Tuesday, March 4, 2008

Where java stopped

Yesterday I explained my problems with garbage collection. I don't think garbage collection is bad or any, I just think it isn't being used properly. GC was invented in the late 50's for LISP, the first of high level programming languages. Lambda calculus required that the memory is managed by the system. Having freed the programmer from memory management, Lisp and is brethren enabled the development of true high level features such as dynamic typing, higher-order functions, closures, macros and continuations. These are exactly the feature that give those languages their incredible power.

That is what doesn't make sense in Java and derivatives: those really powerful features are missing in Java. Java is mostly lacking the features that absolutely require a GC. Guy Steele once said "We were after the C++ programmers. We managed to drag a lot of them about halfway to Lisp". Considering the conservativeness of the industry it's understandable they stopped halfway (the step from C to C++ was even smaller). That kind of makes Java a middle level language; a watery compromise that fails to offer the best of both worlds.

Both high and low level languages have their niches, but what about the middle level languages? My intuition tells me their proper niche should be way smaller. It's hard to say what will be Java's successor, but I'm pretty certain of two things. It will not be a Java derivative and it will take the second half step, if not more.

Monday, March 3, 2008

Garbage collection revisited

Garbage collection must be one of the most misunderstood features of programming languages. GC has existed for 50 years, yet a lot of languages have not adopted it. One of the most important commonly cited advantaged of Java and similar languages over languages such as C++ is garbage collection. Having used a number of Java applications I'd dare to say most have memory problems though. They feel extremely bloated. I've seen a few programs improve drastically when some expert started to optimize the memory usage. Most Java programs can be lean enough to be usable, but it will take a lot of effort. I imagine it is a major disillusion for a lot of Java programmers to find out they haven't found a memory panacea after all.

One could see all variables and their resources as a directed graph. In the most elementary programs this graph will be a tree and in such cases manual memory management is trivial. Real programs aren't this simple. Having said that, most programs are not random or unpredictable. Usually substantial pieces of the graph are trees on their own. Acyclical graphs and even most cyclical ones can be solved using reference counting and similar techniques. If you understand the resource usage pattern of your program, you can usually solve it without resorting to garbage collection. However this often requires planning and thinking ahead of time. A GC on the other hand is able to manage any graph, mostly without help from the programmer, but does not guarantee to do so efficiently. So the question when do you need a GC? reduces to when can't I know the pattern? To date, I've only come across one concrete and common example that really can not be solved semi-manually: programming languages themselves. The reason for this is obvious: it is inherent to them that you don't know ahead how they will be used.

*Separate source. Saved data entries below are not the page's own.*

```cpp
void prefill_gemm_f8(at::Tensor& out, const at::Tensor& xq, const at::Tensor& xs, const std::vector<at::Tensor>& q,
                     const std::vector<at::Tensor>& rs, int64_t epi) {
  CHECK_DEV(xq); CHECK_CONTIG(xq); CHECK_CONTIG(xs); CHECK_BF16(out); CHECK_ROWMAJOR(out);
  TORCH_CHECK(xq.scalar_type() == at::kByte && xs.scalar_type() == at::kFloat, "prefill_gemm_f8: xq uint8, xs fp32");
  const int M = xq.size(0), K = xq.size(1);
  TORCH_CHECK(xs.numel() == M && K % 256 == 0 && out.stride(0) % 4 == 0, "prefill_gemm_f8: shapes");
  TORCH_CHECK(!q.empty() && q.size() <= (size_t)hipserve::kPgF8Parts && rs.size() == q.size(), "prefill_gemm_f8: parts");
  hipserve::PgF8 W{};
  W.n = (int)q.size();
  W.xs = xs.data_ptr<float>();
  int rows = 0;
  for (size_t i = 0; i < q.size(); ++i) {
    CHECK_CONTIG(q[i]); CHECK_CONTIG(rs[i]);
    const int n = rs[i].numel();
    TORCH_CHECK(q[i].scalar_type() == at::kByte && rs[i].scalar_type() == at::kFloat && q[i].numel() == (long)n * K,
                "prefill_gemm_f8: part ", i, " must be tiled FP8 [N/16, K/256, 4096] with rs [N]");
    W.p[i] = hipserve::PgF8Part{q[i].data_ptr<uint8_t>(), rs[i].data_ptr<float>(), n, rows / 256};
    rows += n;
  }
  const bool glu = epi == 2 || epi == 3;
  TORCH_CHECK(out.size(0) == M && out.size(1) == (glu ? rows / 2 : rows), "prefill_gemm_f8: out shape");
  c10::hip::HIPGuardMasqueradingAsCUDA g(xq.device());
  TORCH_CHECK(hipserve::launch_prefill_gemm_f8((int)epi, out.data_ptr(), out.stride(0), xq.data_ptr(), K, W, M, rows, K,
                                               cur_stream()),
              "prefill_gemm_f8: unsupported part shapes (rows % 256; GLU: two equal parts, rows % 128)");
}

void fp8_decode_gemm(at::Tensor& ws, const at::Tensor& xq, const at::Tensor& xs, const std::vector<at::Tensor>& q,
                     const std::vector<at::Tensor>& rs, int64_t splits) {
  CHECK_DEV(xq); CHECK_CONTIG(xq); CHECK_CONTIG(xs); CHECK_CONTIG(ws);
  TORCH_CHECK(xq.scalar_type() == at::kByte && xs.scalar_type() == at::kFloat && ws.scalar_type() == at::kFloat,
              "fp8_decode_gemm: xq uint8, xs / ws fp32");
  const int M = xq.size(0), K = xq.size(1);
  TORCH_CHECK(xs.numel() == M && K % 256 == 0, "fp8_decode_gemm: shapes");
  TORCH_CHECK(!q.empty() && q.size() <= (size_t)hipserve::kPgF8Parts && rs.size() == q.size(), "fp8_decode_gemm: parts");
  hipserve::PgF8 W{};
  W.n = (int)q.size();
  W.xs = xs.data_ptr<float>();
  int rows = 0;
  for (size_t i = 0; i < q.size(); ++i) {
    CHECK_CONTIG(q[i]); CHECK_CONTIG(rs[i]);
    const int n = rs[i].numel();
    TORCH_CHECK(q[i].scalar_type() == at::kByte && rs[i].scalar_type() == at::kFloat && q[i].numel() == (long)n * K,
                "fp8_decode_gemm: part ", i, " must be tiled FP8 [N/16, K/256, 4096] with rs [N]");
    W.p[i] = hipserve::PgF8Part{q[i].data_ptr<uint8_t>(), rs[i].data_ptr<float>(), n, 0};
    rows += n;
  }
  TORCH_CHECK(ws.numel() >= splits * (long)M * rows, "fp8_decode_gemm: ws too small");
  c10::hip::HIPGuardMasqueradingAsCUDA g(xq.device());
  TORCH_CHECK(hipserve::launch_fp8_decode_gemm(ws.data_ptr<float>(), xq.data_ptr(), W, M, rows, K, (int)splits,
                                               cur_stream()),
              "fp8_decode_gemm: unsupported (M <= 256, part rows % 16, (K / 256) / splits in the kernel's step set)");
}

void glu_quant(const c10::optional<at::Tensor>& out, at::Tensor& q8, at::Tensor& xs, const at::Tensor& x, bool gelu) {
  CHECK_DEV(x); CHECK_BF16(x); CHECK_ROWMAJOR(x); CHECK_CONTIG(q8); CHECK_CONTIG(xs);
  const long rows = x.size(0);
  const int inter = x.size(1) / 2;
  TORCH_CHECK(q8.scalar_type() == at::kByte && q8.size(0) == rows && q8.size(1) == inter &&
                  xs.scalar_type() == at::kFloat && xs.numel() == rows && x.stride(0) % 8 == 0,
              "glu_quant: q8 uint8 [rows, I], xs fp32 [rows]");
  void* o = nullptr;
  if (out.has_value() && out->defined()) {
    TORCH_CHECK(out->scalar_type() == at::kBFloat16 && out->is_contiguous() && out->size(0) == rows &&
                out->size(1) == inter, "glu_quant: out bf16 [rows, I]");
    o = out->data_ptr();
  }
  c10::hip::HIPGuardMasqueradingAsCUDA g(x.device());
  TORCH_CHECK(hipserve::launch_glu_quant(gelu, o, q8.data_ptr(), xs.data_ptr<float>(), x.data_ptr(), rows, inter,
                                         x.stride(0), cur_stream()),
              "glu_quant: I % 8 == 0 and I <= 32768");
}

void act_quant_fp8(at::Tensor& xq, at::Tensor& xs, const at::Tensor& x) {
  CHECK_DEV(x); CHECK_BF16(x); CHECK_ROWMAJOR(x); CHECK_CONTIG(xq); CHECK_CONTIG(xs);
  const int M = x.size(0), K = x.size(1);
  TORCH_CHECK(xq.scalar_type() == at::kByte && xq.size(0) == M && xq.size(1) == K && xs.scalar_type() == at::kFloat &&
                  xs.numel() == M && K % 8 == 0 && x.stride(0) % 8 == 0,
              "act_quant_fp8: xq uint8 [M, K], xs fp32 [M], K % 8 == 0");
  c10::hip::HIPGuardMasqueradingAsCUDA g(x.device());
  hipserve::launch_act_quant_fp8(xq.data_ptr(), xs.data_ptr<float>(), x.data_ptr(), x.stride(0), M, K, cur_stream());
}


static const void* opt_ptr(const c10::optional<at::Tensor>& t) { return t.has_value() ? t->data_ptr() : nullptr; }

static void e4m3_out_args(const c10::optional<at::Tensor>& out8, const c10::optional<at::Tensor>& xs8,
                          const at::Tensor& out, void** o8, float** x8, const char* who) {
  *o8 = nullptr;
  *x8 = nullptr;
  if (out8.has_value() && out8->defined()) {
    TORCH_CHECK(xs8.has_value() && xs8->defined(), who, ": out8 needs xs8");
    TORCH_CHECK(out8->scalar_type() == at::kByte && out8->sizes() == out.sizes() && out8->is_contiguous() &&
                    xs8->scalar_type() == at::kFloat && xs8->numel() == out.size(0) && xs8->is_contiguous(),
                who, ": out8 uint8 like out, xs8 fp32 [M]");
    *o8 = out8->data_ptr();
    *x8 = xs8->data_ptr<float>();
  }
}

void splitk_add_rmsnorm(at::Tensor& out, at::Tensor& residual, const at::Tensor& ws, int64_t splits,
                        const at::Tensor& weight, double eps, const c10::optional<at::Tensor>& out16,
                        const c10::optional<at::Tensor>& out8, const c10::optional<at::Tensor>& xs8) {
  CHECK_DEV(ws); CHECK_BF16(out); CHECK_BF16(residual); CHECK_CONTIG(out); CHECK_CONTIG(residual);
  TORCH_CHECK(ws.scalar_type() == at::kFloat && ws.is_contiguous());
  const int M = residual.size(0), N = residual.size(1);
  TORCH_CHECK(out.sizes() == residual.sizes() && ws.numel() >= splits * M * N && N % 8 == 0 && N <= 16384);
  TORCH_CHECK(weight.numel() == N && weight.is_contiguous() &&
              (weight.scalar_type() == at::kBFloat16 || weight.scalar_type() == at::kFloat));
  c10::hip::HIPGuardMasqueradingAsCUDA g(ws.device());
  void* o16 = nullptr;
  if (out16.has_value() && out16->defined()) {
    TORCH_CHECK(out16->scalar_type() == at::kHalf && out16->sizes() == out.sizes() && out16->is_contiguous(),
                "splitk_add_rmsnorm: out16 f16 like out");
    o16 = out16->data_ptr();
  }
  void* o8;
  float* x8;
  e4m3_out_args(out8, xs8, out, &o8, &x8, "splitk_add_rmsnorm");
  hipserve::launch_splitk_add_rmsnorm(out.data_ptr(), residual.data_ptr(), ws.data_ptr<float>(), splits,
                                      weight.data_ptr(), weight.scalar_type() == at::kFloat, M, N, (float)eps,
// ... 404 lines not shown
```

Baseline: 7690.

## Widen GEMM epilogue stores, reschedule LDS fragment loads, force persistent grid for shapes

Rewrites the prefill GEMM epilogue to use buffer resources and permlane16_swap, so each lane writes 128-bit stores of two adjacent 16-column fragments instead of 64-bit stores. The residual-add path now reads with 128-bit buffer loads. The main loop issues LDS fragment reads two per step in the first half of each slot and moves the global x store and load to later steps. A waitcnt is added before the first barrier. A table of specific (N, K) shapes forces a persistent grid of one block per CU. This adds new alignment restrictions and hardcodes model-specific shapes.

Measured after the change: 7677, median of 2. No clear change (-0.2%).

```diff
diff --git a/csrc/kernels/prefill_gemm_packed.hip b/csrc/kernels/prefill_gemm_packed.hip
--- a/csrc/kernels/prefill_gemm_packed.hip
+++ b/csrc/kernels/prefill_gemm_packed.hip
@@ -22,6 +22,12 @@
 
 HS_DEVICE void pw_mfma(f32x4& acc, const u32x4& w, const u32x4& x) {
   asm volatile("v_mfma_f32_16x16x32_bf16 %0, %1, %2, %0" : "+a"(acc) : "v"(w), "v"(x));
+}
+
+HS_DEVICE u32x4 pw_widen(uint2 a, uint2 b) {
+  const auto lo = __builtin_amdgcn_permlane16_swap(a.x, b.x, false, false);
+  const auto hi = __builtin_amdgcn_permlane16_swap(a.y, b.y, false, false);
+  return u32x4{lo[0], hi[0], lo[1], hi[1]};
 }
 
 struct PwTile {
@@ -125,6 +131,7 @@
   for (int j = 0; j < RW; ++j)
 #pragma unroll
     for (int rg = 0; rg < 8; ++rg) w[j][rg] = wload(j, rg);
+  __builtin_amdgcn_s_waitcnt(0x0f70);
   pw_barrier();
 #pragma unroll
   for (int i = 0; i < 8; ++i) xa[i] = xfrag(0, 0, i);
@@ -144,11 +151,15 @@
         w[J][rg] = __builtin_amdgcn_raw_buffer_load_b128(wrs, wvoj[J], wk + rg * 8192, 0);
       }
       if constexpr (H == 0) {
-        xb[rg] = xfrag(buf, 1, rg);
-        if (rg == 2) xstore(buf ^ 1, xst[XI]);
-        if (rg == 3) xload(s + 1 + XS, xst[XI]);
-      } else {
-        xa[rg] = xfrag(buf ^ 1, 0, rg);
+        if (rg < 4) {
+          xb[2 * rg] = xfrag(buf, 1, 2 * rg);
+          xb[2 * rg + 1] = xfrag(buf, 1, 2 * rg + 1);
+        }
+        if (rg == 4) xstore(buf ^ 1, xst[XI]);
+        if (rg == 5) xload(s + 1 + XS, xst[XI]);
+      } else if (rg < 4) {
+        xa[2 * rg] = xfrag(buf ^ 1, 0, 2 * rg);
+        xa[2 * rg + 1] = xfrag(buf ^ 1, 0, 2 * rg + 1);
       }
       __builtin_amdgcn_sched_barrier(0);
     }
@@ -178,56 +189,65 @@
       }
     }
 
-    asm volatile("s_nop 7\n\ts_nop 7\n\ts_nop 7\n\ts_nop 7" ::: "memory");
-    const int t = cur.t, mb = cur.m0 + wm * 128 + fr;
+    asm volatile("s_nop 7\n\ts_nop 7\n\ts_nop 7\n\ts_nop 7"
+                 : "+a"(acc[7][0]), "+a"(acc[7][1]), "+a"(acc[7][2]), "+a"(acc[7][3]), "+a"(acc[7][4]), "+a"(acc[7][5]),
+                   "+a"(acc[7][6]), "+a"(acc[7][7])
+                 :
+                 : "memory");
+    const int t = cur.t;
     if (t < ntiles) {
-      if constexpr (EPI == PW_EPI_GLU || EPI == PW_EPI_GEGLU) {
-        const int I = N >> 1;
-#pragma unroll
-        for (int i = 0; i < 8; ++i) {
-          const int m = mb + 16 * i;
-          if (m >= M) continue;
-#pragma unroll
-          for (int rg = 0; rg < 4; ++rg) {
-            const int c = t * 64 + rg * 16 + 4 * fq;
+      constexpr bool kGlu = EPI == PW_EPI_GLU || EPI == PW_EPI_GEGLU;
+      const int ncol = kGlu ? N >> 1 : N;
+      const __amdgpu_buffer_rsrc_t crs = __builtin_amdgcn_make_buffer_rsrc(
+          (void*)(C + (long)cur.m0 * ldc), 0, (int)((long)min(BM, M - cur.m0) * ldc * 2), 0x00020000);
+      const unsigned rowo = (unsigned)(wm * 128 + fr) * (unsigned)ldc * 2u, rstep = 32u * (unsigned)ldc;
+#pragma unroll
+      for (int rp = 0; rp < (kGlu ? 2 : 4); ++rp) {
+        const int n8 = t * (kGlu ? 64 : 128) + rp * 32 + 16 * (fq & 1) + 8 * (fq >> 1);
+        const unsigned vo = n8 < ncol ? rowo + 2u * (unsigned)n8 : 0x80000000u;
+        float bv[2][4] = {{0.f, 0.f, 0.f, 0.f}, {0.f, 0.f, 0.f, 0.f}};
+        if constexpr (EPI == PW_EPI_STORE)
+          if (bias != nullptr)
+#pragma unroll
+            for (int h = 0; h < 2; ++h) {
+              const int n = t * 128 + (2 * rp + h) * 16 + 4 * fq;
+#pragma unroll
+              for (int j = 0; j < 4; ++j) bv[h][j] = n + j < N ? bf16_to_f32(bias[n + j]) : 0.f;
+            }
+        auto packed = [&](int h, int i) -> uint2 {
+          if constexpr (kGlu) {
             unsigned short o[4];
 #pragma unroll
             for (int j = 0; j < 4; ++j) {
-              const unsigned short g = f32_to_bf16(acc[rg][i][j]), u = f32_to_bf16(acc[rg + 4][i][j]);
+              const unsigned short g = f32_to_bf16(acc[2 * rp + h][i][j]), u = f32_to_bf16(acc[2 * rp + h + 4][i][j]);
               o[j] = EPI == PW_EPI_GEGLU ? gelu_mul1(g, u) : silu_mul1(g, u);
             }
-            if (c < I)
-              *reinterpret_cast<uint2*>(C + (long)m * ldc + c) =
-                  uint2{(unsigned)o[0] | ((unsigned)o[1] << 16), (unsigned)o[2] | ((unsigned)o[3] << 16)};
+            return uint2{(unsigned)o[0] | ((unsigned)o[1] << 16), (unsigned)o[2] | ((unsigned)o[3] << 16)};
+          } else if constexpr (EPI == PW_EPI_ADD) {
+            const f32x4& a = acc[2 * rp + h][i];
+            return uint2{pack_bf16x2(a[0], a[1]), pack_bf16x2(a[2], a[3])};
+          } else {
+            const f32x4& a = acc[2 * rp + h][i];
+            return uint2{pack_bf16x2(a[0] + bv[h][0], a[1] + bv[h][1]), pack_bf16x2(a[2] + bv[h][2], a[3] + bv[h][3])};
           }
-        }
-      } else {
-#pragma unroll
-        for (int rg = 0; rg < 8; ++rg) {
-          const int n = t * 128 + rg * 16 + 4 * fq;
-          if (n >= N) continue;
-          float bv[4] = {0.f, 0.f, 0.f, 0.f};
-          if (bias != nullptr)
-#pragma unroll
-            for (int j = 0; j < 4; ++j) bv[j] = n + j < N ? bf16_to_f32(bias[n + j]) : 0.f;
-#pragma unroll
-          for (int i = 0; i < 8; ++i) {
-            const int m = mb + 16 * i;
-            if (m >= M) continue;
-            uint2* dst = reinterpret_cast<uint2*>(C + (long)m * ldc + n);
-            float o[4];
-            if constexpr (EPI == PW_EPI_ADD) {
-              const uint2 rv = *dst;
-              const unsigned short rr[4] = {(unsigned short)(rv.x & 0xffff), (unsigned short)(rv.x >> 16),
-                                            (unsigned short)(rv.y & 0xffff), (unsigned short)(rv.y >> 16)};
-#pragma unroll
-              for (int j = 0; j < 4; ++j) o[j] = bf16_to_f32(f32_to_bf16(acc[rg][i][j])) + bf16_to_f32(rr[j]);
-            } else {
-#pragma unroll
-              for (int j = 0; j < 4; ++j) o[j] = acc[rg][i][j] + bv[j];
-            }
-            *dst = uint2{pack_bf16x2(o[0], o[1]), pack_bf16x2(o[2], o[3])};
-          }
+        };
+#pragma unroll
+        for (int i0 = 0; i0 < 8; i0 += 4) {
+          u32x4 v[4], rv[4];
+          if constexpr (EPI == PW_EPI_ADD)
+#pragma unroll
+            for (int i = 0; i < 4; ++i) rv[i] = __builtin_amdgcn_raw_buffer_load_b128(crs, vo + (i0 + i) * rstep, 0, 0);
+#pragma unroll
+          for (int i = 0; i < 4; ++i) v[i] = pw_widen(packed(0, i0 + i), packed(1, i0 + i));
+          if constexpr (EPI == PW_EPI_ADD)
+#pragma unroll
+            for (int i = 0; i < 4; ++i)
+#pragma unroll
+              for (int d = 0; d < 4; ++d)
+                v[i][d] = pack_bf16x2(__uint_as_float(v[i][d] << 16) + __uint_as_float(rv[i][d] << 16),
+                                      __uint_as_float(v[i][d] & 0xffff0000u) + __uint_as_float(rv[i][d] & 0xffff0000u));
+#pragma unroll
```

It is undisputed that GCs make it easier to write programs, but this issue makes me wonder if it also is easier to write good programs. Java programmers are happy to think they don't have to think about memory, but it turns out they will have to think ahead (though less than C or C++) if they want decent performance. On the server side that doesn't really matter that much, but in client-side programs it does.

In the end, it is a matter of trade-offs. Both approaches can solve most problems. I don't believe a GC by itself gives us better programs than RAII management. Having said that, garbage collection makes business sense in a LOT of situations. Companies don't earn money by building the best program they could, they earn money by selling a finished program, good or not.